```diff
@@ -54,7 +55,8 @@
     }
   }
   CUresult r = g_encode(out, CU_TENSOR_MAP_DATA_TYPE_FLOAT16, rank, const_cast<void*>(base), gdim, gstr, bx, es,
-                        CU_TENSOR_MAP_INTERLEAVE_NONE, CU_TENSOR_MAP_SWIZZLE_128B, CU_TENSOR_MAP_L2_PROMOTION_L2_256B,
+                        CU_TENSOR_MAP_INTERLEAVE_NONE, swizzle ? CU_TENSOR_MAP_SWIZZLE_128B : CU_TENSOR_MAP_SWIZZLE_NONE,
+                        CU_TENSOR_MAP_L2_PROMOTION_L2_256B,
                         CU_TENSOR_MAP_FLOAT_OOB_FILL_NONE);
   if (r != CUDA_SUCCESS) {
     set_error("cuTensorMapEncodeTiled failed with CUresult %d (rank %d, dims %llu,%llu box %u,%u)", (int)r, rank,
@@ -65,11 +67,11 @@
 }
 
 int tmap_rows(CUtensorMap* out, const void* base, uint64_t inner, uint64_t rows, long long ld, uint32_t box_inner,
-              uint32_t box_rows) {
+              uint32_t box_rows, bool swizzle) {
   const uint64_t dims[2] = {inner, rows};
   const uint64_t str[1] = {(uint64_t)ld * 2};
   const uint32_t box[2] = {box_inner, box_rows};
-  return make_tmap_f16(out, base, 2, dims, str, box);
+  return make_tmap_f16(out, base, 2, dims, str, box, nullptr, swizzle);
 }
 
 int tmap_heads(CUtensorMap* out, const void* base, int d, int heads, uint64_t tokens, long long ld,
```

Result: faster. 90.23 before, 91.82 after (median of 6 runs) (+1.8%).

* * * * * * * * *

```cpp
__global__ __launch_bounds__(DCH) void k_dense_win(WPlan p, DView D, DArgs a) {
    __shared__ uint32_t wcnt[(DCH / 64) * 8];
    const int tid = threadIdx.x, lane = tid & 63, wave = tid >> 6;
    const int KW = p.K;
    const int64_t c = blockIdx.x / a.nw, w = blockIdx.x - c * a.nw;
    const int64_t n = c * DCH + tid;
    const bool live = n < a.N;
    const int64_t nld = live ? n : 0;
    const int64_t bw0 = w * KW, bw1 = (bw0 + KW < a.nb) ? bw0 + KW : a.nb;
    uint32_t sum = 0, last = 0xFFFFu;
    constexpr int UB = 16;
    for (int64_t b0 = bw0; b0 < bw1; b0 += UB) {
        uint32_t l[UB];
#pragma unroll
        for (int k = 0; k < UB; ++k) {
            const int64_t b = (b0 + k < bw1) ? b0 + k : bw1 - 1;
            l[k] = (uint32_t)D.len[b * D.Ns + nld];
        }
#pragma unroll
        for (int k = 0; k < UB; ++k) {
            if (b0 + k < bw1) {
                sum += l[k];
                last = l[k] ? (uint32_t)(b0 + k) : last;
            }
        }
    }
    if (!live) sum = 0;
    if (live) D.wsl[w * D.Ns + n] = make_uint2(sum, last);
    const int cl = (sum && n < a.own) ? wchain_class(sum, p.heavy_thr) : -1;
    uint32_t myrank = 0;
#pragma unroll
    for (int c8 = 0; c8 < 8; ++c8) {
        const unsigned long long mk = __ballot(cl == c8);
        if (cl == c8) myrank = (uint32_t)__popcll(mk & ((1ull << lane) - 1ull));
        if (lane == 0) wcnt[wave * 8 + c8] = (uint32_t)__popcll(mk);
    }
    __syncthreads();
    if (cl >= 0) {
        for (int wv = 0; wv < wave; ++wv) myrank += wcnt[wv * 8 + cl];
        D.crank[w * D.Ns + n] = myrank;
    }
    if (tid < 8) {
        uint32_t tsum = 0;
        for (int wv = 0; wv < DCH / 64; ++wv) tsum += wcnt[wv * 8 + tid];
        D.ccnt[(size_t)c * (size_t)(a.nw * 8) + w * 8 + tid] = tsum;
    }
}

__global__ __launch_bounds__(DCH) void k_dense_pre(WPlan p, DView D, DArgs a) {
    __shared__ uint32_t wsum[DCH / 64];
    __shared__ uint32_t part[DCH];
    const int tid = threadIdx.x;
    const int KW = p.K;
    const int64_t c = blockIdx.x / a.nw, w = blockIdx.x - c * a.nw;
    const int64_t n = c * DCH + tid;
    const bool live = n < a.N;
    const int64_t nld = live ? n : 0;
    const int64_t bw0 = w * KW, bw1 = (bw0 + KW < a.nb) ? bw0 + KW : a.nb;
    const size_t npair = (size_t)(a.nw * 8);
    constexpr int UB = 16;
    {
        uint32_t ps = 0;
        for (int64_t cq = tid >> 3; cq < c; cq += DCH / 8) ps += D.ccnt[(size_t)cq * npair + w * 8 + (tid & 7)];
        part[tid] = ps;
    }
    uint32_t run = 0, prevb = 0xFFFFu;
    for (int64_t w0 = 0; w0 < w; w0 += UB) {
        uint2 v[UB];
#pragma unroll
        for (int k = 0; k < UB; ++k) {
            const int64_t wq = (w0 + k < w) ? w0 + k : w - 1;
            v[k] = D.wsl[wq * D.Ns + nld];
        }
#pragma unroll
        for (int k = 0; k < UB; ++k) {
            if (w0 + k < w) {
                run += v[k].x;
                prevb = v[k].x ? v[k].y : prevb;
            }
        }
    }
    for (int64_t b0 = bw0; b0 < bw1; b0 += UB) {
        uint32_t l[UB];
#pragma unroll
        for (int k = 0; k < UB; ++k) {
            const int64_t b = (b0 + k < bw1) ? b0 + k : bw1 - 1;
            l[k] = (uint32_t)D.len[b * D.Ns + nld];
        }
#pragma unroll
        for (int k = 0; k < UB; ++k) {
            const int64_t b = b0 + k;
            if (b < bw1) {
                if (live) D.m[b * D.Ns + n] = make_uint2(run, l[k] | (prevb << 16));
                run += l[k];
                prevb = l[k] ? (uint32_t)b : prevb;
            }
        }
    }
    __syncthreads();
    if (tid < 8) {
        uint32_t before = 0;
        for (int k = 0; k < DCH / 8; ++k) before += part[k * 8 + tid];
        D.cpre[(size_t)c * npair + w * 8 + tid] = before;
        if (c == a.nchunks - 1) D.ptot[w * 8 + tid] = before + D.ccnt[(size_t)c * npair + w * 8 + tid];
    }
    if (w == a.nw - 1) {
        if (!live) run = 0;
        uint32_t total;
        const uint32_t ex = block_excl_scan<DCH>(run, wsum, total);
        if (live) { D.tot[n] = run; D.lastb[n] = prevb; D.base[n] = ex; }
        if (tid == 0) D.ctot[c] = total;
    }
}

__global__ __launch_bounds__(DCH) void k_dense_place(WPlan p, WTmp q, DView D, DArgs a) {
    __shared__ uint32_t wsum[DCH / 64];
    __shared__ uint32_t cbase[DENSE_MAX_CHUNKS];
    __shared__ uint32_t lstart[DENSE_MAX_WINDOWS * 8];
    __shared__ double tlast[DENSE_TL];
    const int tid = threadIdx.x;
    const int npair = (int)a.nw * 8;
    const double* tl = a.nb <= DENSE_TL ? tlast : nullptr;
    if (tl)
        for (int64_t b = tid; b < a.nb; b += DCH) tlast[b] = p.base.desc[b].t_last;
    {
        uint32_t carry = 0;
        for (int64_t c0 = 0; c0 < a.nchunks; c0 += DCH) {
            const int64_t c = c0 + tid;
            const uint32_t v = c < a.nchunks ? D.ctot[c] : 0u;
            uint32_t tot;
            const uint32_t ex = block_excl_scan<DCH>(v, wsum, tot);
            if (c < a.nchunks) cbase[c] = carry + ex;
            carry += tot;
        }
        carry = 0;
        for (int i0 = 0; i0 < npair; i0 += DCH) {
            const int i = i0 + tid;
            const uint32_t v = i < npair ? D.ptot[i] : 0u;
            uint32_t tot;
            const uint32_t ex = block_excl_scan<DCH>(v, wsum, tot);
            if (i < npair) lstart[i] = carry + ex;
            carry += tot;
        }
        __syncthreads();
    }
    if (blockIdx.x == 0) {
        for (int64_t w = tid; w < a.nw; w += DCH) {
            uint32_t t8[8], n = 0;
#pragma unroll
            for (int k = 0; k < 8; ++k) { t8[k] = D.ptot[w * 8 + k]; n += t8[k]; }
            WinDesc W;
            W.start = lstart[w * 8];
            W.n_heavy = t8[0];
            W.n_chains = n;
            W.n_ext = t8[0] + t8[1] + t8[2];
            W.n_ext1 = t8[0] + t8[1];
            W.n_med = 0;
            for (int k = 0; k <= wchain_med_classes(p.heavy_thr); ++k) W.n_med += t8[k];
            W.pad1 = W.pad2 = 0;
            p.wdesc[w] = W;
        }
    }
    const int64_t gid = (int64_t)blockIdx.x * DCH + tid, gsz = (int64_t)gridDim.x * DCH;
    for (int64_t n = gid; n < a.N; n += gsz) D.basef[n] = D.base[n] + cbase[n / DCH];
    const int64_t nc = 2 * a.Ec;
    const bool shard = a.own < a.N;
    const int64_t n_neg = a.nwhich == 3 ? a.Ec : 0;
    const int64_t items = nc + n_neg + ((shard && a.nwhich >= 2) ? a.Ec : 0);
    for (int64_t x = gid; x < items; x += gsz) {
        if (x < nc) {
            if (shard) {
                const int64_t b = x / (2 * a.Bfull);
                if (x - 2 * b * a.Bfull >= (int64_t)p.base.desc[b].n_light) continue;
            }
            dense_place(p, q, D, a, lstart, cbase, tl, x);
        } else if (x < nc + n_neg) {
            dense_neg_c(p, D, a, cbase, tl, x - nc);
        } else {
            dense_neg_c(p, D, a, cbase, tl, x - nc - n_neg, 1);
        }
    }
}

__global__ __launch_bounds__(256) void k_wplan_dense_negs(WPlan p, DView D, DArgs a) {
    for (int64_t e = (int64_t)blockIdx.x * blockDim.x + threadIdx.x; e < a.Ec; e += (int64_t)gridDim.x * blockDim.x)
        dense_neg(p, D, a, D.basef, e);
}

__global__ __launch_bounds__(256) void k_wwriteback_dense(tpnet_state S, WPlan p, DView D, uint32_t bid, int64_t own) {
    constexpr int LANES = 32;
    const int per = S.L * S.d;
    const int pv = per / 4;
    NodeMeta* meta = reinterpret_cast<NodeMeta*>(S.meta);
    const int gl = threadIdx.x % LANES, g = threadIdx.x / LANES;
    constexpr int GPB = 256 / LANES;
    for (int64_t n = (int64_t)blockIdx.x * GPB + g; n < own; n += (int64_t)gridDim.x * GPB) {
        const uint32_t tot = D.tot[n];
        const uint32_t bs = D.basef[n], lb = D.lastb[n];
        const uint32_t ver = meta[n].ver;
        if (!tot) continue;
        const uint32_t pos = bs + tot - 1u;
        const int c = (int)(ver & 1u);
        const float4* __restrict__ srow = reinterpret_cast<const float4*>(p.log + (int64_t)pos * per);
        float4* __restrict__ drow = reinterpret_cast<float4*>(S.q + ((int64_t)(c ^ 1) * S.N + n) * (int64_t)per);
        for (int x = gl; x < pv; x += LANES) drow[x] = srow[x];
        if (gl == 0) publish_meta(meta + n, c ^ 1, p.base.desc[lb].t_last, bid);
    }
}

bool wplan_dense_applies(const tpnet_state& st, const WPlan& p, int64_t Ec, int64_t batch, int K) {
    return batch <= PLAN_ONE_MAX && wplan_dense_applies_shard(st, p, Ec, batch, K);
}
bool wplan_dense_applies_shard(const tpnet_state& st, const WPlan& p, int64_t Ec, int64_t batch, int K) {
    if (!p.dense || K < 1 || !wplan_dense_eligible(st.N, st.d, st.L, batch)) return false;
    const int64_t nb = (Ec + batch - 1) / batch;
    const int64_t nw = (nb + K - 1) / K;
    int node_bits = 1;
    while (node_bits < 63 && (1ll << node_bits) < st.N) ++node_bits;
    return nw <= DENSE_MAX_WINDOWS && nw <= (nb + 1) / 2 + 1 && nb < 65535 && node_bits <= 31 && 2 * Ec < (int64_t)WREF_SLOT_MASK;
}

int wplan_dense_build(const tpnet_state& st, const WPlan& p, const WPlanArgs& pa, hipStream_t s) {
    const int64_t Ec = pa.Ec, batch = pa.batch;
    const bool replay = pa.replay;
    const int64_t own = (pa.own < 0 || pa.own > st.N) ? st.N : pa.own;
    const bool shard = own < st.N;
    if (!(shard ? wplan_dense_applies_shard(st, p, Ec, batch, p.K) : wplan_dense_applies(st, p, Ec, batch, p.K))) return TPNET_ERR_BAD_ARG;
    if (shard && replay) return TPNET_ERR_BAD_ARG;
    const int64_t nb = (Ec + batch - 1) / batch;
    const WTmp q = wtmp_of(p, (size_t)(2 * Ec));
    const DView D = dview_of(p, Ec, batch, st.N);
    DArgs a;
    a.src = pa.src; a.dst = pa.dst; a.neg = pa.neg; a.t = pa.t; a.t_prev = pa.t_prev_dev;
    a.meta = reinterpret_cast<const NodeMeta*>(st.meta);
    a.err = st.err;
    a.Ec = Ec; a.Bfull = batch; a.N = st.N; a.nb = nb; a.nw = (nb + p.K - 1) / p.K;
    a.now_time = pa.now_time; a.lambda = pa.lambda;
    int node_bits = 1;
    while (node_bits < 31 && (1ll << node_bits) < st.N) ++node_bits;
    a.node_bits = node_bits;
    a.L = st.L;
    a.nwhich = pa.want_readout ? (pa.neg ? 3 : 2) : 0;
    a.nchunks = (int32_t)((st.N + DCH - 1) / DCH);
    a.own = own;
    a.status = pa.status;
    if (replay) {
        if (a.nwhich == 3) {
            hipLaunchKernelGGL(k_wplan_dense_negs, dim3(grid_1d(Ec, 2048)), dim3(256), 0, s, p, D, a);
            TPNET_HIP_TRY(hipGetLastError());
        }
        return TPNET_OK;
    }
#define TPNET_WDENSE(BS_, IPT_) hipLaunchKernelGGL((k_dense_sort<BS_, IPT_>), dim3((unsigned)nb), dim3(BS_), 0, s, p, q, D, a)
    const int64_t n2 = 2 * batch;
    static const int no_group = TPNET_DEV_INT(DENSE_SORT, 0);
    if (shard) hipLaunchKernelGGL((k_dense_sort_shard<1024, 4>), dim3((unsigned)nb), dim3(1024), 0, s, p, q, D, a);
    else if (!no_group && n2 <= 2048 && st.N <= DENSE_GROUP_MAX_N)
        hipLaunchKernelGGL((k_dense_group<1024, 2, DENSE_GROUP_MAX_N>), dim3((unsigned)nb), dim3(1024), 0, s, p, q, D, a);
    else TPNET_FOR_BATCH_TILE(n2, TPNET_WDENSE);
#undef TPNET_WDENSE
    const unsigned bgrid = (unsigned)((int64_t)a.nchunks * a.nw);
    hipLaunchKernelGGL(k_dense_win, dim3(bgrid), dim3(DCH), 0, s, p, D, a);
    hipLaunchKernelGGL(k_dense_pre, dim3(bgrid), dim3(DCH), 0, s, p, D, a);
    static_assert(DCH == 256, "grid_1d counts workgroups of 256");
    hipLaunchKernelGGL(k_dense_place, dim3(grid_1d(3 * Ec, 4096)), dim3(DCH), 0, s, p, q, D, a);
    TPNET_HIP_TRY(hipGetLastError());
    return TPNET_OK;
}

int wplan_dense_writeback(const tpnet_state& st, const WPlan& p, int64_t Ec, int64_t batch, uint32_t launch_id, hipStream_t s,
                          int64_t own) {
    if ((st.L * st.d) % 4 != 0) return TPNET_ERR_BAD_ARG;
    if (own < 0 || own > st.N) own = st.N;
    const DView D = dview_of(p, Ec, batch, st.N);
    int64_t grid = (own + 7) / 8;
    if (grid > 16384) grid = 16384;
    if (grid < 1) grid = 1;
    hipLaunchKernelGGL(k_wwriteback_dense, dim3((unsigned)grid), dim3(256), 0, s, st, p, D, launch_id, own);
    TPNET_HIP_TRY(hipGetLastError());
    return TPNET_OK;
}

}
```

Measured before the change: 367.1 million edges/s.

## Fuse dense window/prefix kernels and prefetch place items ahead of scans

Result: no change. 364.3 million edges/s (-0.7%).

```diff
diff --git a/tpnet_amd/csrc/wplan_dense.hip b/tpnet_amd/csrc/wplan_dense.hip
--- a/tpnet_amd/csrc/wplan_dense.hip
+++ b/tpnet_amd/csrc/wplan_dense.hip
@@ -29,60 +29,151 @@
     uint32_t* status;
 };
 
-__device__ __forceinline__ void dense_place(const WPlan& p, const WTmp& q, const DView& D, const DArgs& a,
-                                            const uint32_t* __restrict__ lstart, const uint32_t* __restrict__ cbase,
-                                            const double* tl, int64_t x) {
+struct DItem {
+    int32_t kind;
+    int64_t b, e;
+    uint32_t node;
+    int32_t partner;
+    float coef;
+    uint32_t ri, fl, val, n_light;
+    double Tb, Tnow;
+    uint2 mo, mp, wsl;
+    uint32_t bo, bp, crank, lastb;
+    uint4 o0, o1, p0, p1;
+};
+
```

* * * * * * * * *

Try it: Lines in the listing above that contain the word "dims" must be copied; leave out the rest.

Solved exercise:
     set_error("cuTensorMapEncodeTiled failed with CUresult %d (rank %d, dims %llu,%llu box %u,%u)", (int)r, rank,
   const uint64_t dims[2] = {inner, rows};
-  return make_tmap_f16(out, base, 2, dims, str, box);
+  return make_tmap_f16(out, base, 2, dims, str, box, nullptr, swizzle);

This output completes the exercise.